Apple AirTags and Finding Intelligence Agency Fronts

Apple's popular location tracking devices are a nightmare for organizational security.

Illustration of someone dancing with headphones and a mobile phone.

An interesting thing happens when consumer technology products are created and distributed to a population—if any nefarious capability can be found in their use, it will be found, and it will be used for that purpose.

Well, maybe that isn't all that interesting. It's obvious that would happen. The cost-benefit analysis of whether the development of the product is a net positive or a net negative to society is math that is likely beyond anyone's capability, however. In a twist of extreme irony, developing that econometrical capacity would likewise be bent to bad ends and do more harm than good.

The Apple AirTag, in particular, has been incredibly problematic. Are you trying to stalk someone? Want to know when someone leaves their house so you can do some burglary? Want to see when that expensive car is in a location where it will be easy to steal? Tape one to the underside of their vehicle.

Beyond simple theft and harassment, intelligence services have been grappling with the issues tracking devices and end-to-end encryption cause for their line of work. When you want to eavesdrop on someone or when you want to unencrypt data, modern encryption technology throws a wrench in the works. Gone are the days you could just put on a utility worker's hard hat, a tool belt, and some Carhartts and shimmy up a telephone pole to run a wiretap. The modern equivalent requires a tech repair service front business, getting people to download files with malicious QR codes, or sending socially-engineered emails with spoofed headers. Who knows what the latest and greatest circumvention method is these days—it's likely all of the above and situationally dependent.

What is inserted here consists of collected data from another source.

@@ -963,7 +1012,9 @@
     m->ws_bytes += 2 * bytes;
   }
   {
-    const size_t bytes = 2 * sizeof(float) * (size_t)max_batch * m->dims[0] + 64;
+    m->frag_on = pyz_env_int("PYZ_BATCH_FRAG", 1) != 0 && m->dims[0] % 8 == 0;
+    size_t bytes = 2 * sizeof(float) * (size_t)max_batch * m->dims[0] + 64;
+    if (m->frag_on) bytes = std::max(bytes, 2 * sizeof(float) * frag_slot_floats(m) + 64);
     if (hipMalloc((void **)&m->xb, bytes) != hipSuccess) return fail(pyz_fail(PYZ_E_OOM, "workspace allocation of %zu bytes failed", bytes));
     m->ws_bytes += bytes;
   }
@@ -1463,6 +1514,9 @@
 static int upload_run_tables(pyz_mlp *m, const int32_t *h_batch_sizes, const float *h_lr, int n_steps, int64_t n0, int64_t slot0,
                              const RunBc *bc, const float *d_x, const int32_t *d_row_idx, int ahead_batch, hipStream_t st) {
   Extra &x = full(m)->x;
+  const bool frag = m->frag_next && ahead_batch;
+  m->frag_next = false;
+  m->run_batch_form = ahead_batch ? (frag ? 2 : 1) : 0;
   int rc;
   const size_t n_tab = (size_t)n_steps + 1;
   if ((rc = ensure_run_tables(m, n_tab, bc ? 16 : 8, st))) return rc;
@@ -1488,7 +1542,8 @@
     for (int s = 0; bc && s <= n_steps; ++s) ibc.bc[s] = bc->of(std::min(s, n_steps - 1));
     if (ahead_batch) {
       const PrepArgs pa = prep_args(m, d_x, d_row_idx, ahead_batch, row_stride, 0);
-      if (bc) PYZ_LAUNCH(k_run_start_bc, dim3(256), dim3(256), 0, st, m->ctl, tabs, ibc, m->tab_bs, m->tab_lr, x.tab_bc, (long long)n0, slot0 * row_stride, (int)slot0, pa);
+      if (frag) PYZ_LAUNCH_AS(k_run_start, k_run_start_frag, dim3(256), dim3(256), 0, st, m->ctl, tabs, m->tab_bs, m->tab_lr, (long long)n0, slot0 * row_stride, (int)slot0, frag_prep(m, pa, 0));
+      else if (bc) PYZ_LAUNCH(k_run_start_bc, dim3(256), dim3(256), 0, st, m->ctl, tabs, ibc, m->tab_bs, m->tab_lr, x.tab_bc, (long long)n0, slot0 * row_stride, (int)slot0, pa);
       else PYZ_LAUNCH(k_run_start, dim3(256), dim3(256), 0, st, m->ctl, tabs, m->tab_bs, m->tab_lr, (long long)n0, slot0 * row_stride, (int)slot0, pa);
     } else {
       if (bc) PYZ_LAUNCH(k_set_ctl_tabs_bc, dim3(1), dim3(64), 0, st, m->ctl, tabs, ibc, m->tab_bs, m->tab_lr, x.tab_bc, (long long)n0, slot0 * row_stride, (int)slot0);
@@ -1512,6 +1567,10 @@
   if (bc) PYZ_HIP(hipMemcpyAsync(x.tab_bc, hc, sizeof(float2) * n_tab, hipMemcpyHostToDevice, st));
   PYZ_HIP(hipEventRecord(x.tab_ev[slot], st));
   if ((rc = set_ctl(m, 0, h_batch_sizes[0], h_lr[0], n0, slot0 * row_stride, 0, st, (int)slot0, n_steps))) return rc;
+  if (frag) {
+    PYZ_LAUNCH_AS(k_prep_batch, k_prep_batch_frag, dim3(256), dim3(256), 0, st, frag_prep(m, prep_args(m, d_x, d_row_idx, ahead_batch, row_stride, 0), 0), m->ctl);
+    return PYZ_OK;
+  }
   if (ahead_batch)
     PYZ_LAUNCH(k_prep_batch, dim3(256), dim3(256), 0, st, prep_args(m, d_x, d_row_idx, ahead_batch, row_stride, 0), m->ctl);
   return PYZ_OK;
@@ -1522,6 +1581,7 @@
                              uint64_t seed, const float *unit_noise, float *loss, hipStream_t st, int mode = PYZ_UPD_SGLD,
                              const SwagChain *swag = nullptr, const BbbChain *bbb = nullptr, bool first = true) {
   const StepCtl *ctl = m->ctl + slot;
+  const bool frag = chained && m->run_batch_form == 2;
   if (bbb) {
     const int nblk_sample = cdiv(cdiv(m->D, 4), 256), tiles = wgrad_tiles(m);
     const bool fuse = bbb->w2 != nullptr;
@@ -1573,7 +1633,8 @@
     u.row_stride = row_stride;
     const bool ahead = chained && batch_ahead(m, row_idx);
     if (ahead) u.prep = prep_args(m, x, row_idx, grid_batch, row_stride, slot ^ 1);
-    launch_loss_backward(m, w_cur, m->D, 1, x, y, row_idx, grid_batch, ctl, true, u, st, ahead ? slot : -1);
+    if (ahead && frag) u.prep.dst = frag_buf(m, slot ^ 1);
+    launch_loss_backward(m, w_cur, m->D, 1, x, y, row_idx, grid_batch, ctl, true, u, st, ahead ? slot : -1, nullptr, ahead && frag);
     if (bbb->val) {
       pyz_mlp *v = bbb->val;
       launch_forward(v, w_cur, v->D, 1, bbb->val_x, nullptr, bbb->n_val, v->ctl, st, nullptr, v->L - 1, ctl, 10);
@@ -1604,7 +1665,8 @@
     u.row_stride = row_stride;
     const bool ahead = chained && batch_ahead(m, row_idx);
     if (ahead) u.prep = prep_args(m, x, row_idx, grid_batch, row_stride, slot ^ 1);
-    launch_loss_backward(m, theta, m->D, 1, x, y, row_idx, grid_batch, ctl, true, u, st, ahead ? slot : -1);
+    if (ahead && frag) u.prep.dst = frag_buf(m, slot ^ 1);
+    launch_loss_backward(m, theta, m->D, 1, x, y, row_idx, grid_batch, ctl, true, u, st, ahead ? slot : -1, nullptr, ahead && frag);
     return;
   }
   WgradArgs u{};
@@ -1684,6 +1746,7 @@
     }
   }
   const long long row_stride = m->max_batch;
+  const bool frag = m->frag_next = batch_frag(m, d_theta, d_x, d_row_idx, bmax);
   if ((rc = upload_run_tables(m, h_batch_sizes, h_lr, n_steps, n0, slot0, nullptr, d_x, d_row_idx,
                               batch_ahead(m, d_row_idx) ? bmax : 0, st)))
     return rc;
@@ -1700,6 +1763,7 @@
     mix((unsigned long long)(uintptr_t)d_y); mix((unsigned long long)(uintptr_t)d_row_idx);
     mix((unsigned long long)(uintptr_t)d_losses); mix(seed); mix((unsigned long long)bmax);
     mix((unsigned long long)(uintptr_t)m->tab_bs); mix((unsigned long long)G); mix((unsigned long long)mode);
+    mix(frag ? 1ull : 0ull);
     if (swag) { mix((unsigned long long)(uintptr_t)swag->dev); mix((unsigned long long)swag->k); mix((unsigned long long)swag->freq); }
     if (bbb) {
       unsigned fb[3];
@@ -3655,6 +3719,12 @@
   return PYZ_OK;
 }
 
+int pyz_run_batch_form(const pyz_mlp *m, int32_t *h_form) {
+  if (!m) return pyz_fail(PYZ_E_INVALID, "null plan");
+  if (h_form) *h_form = m->run_batch_form;
+  return PYZ_OK;
+}
+
 int pyz_sgld_run_info(const pyz_mlp *m, int32_t *h_captures) {
   if (!m) return pyz_fail(PYZ_E_INVALID, "null plan");
   if (h_captures) *h_captures = m->graphs.captures;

But speaking of front businesses...

Bundesservice Telekommunikation — enttarnt: Dieser Geheimdienst steckt dahinter
Nach einer Tarnbehörde suchen und drei finden. Mit welchen einfachen Tricks deutsche Geheimdienste entlarvt werden können.

Lilith Wittmann is a German activist and security researcher living in Berlin. After trying to find information on a little-known and barely-used office and whether it was a front for a spy agency, she mailed some AirTags to it. Shortly afterward, she watched as the tracking devices were sent to facilities used by German intelligence services, confirming her suspicions.

Bureaucratic organizations have a long way to go if they want to keep up with consumer electronics. The obvious solution that this intelligence service should have implemented was to wrap the AirTag tightly in tin foil before shipping it off to be processed. This would block the Bluetooth signal and stop the device from being able to communicate with Apple devices in its vicinity, preventing their locations from being exposed. This is a $0.01 solution that was just not implemented.

It's always troubling when various federal agencies appear not to understand the basics of their fields and industries, and honestly, I don't know if that's a good thing or a bad thing.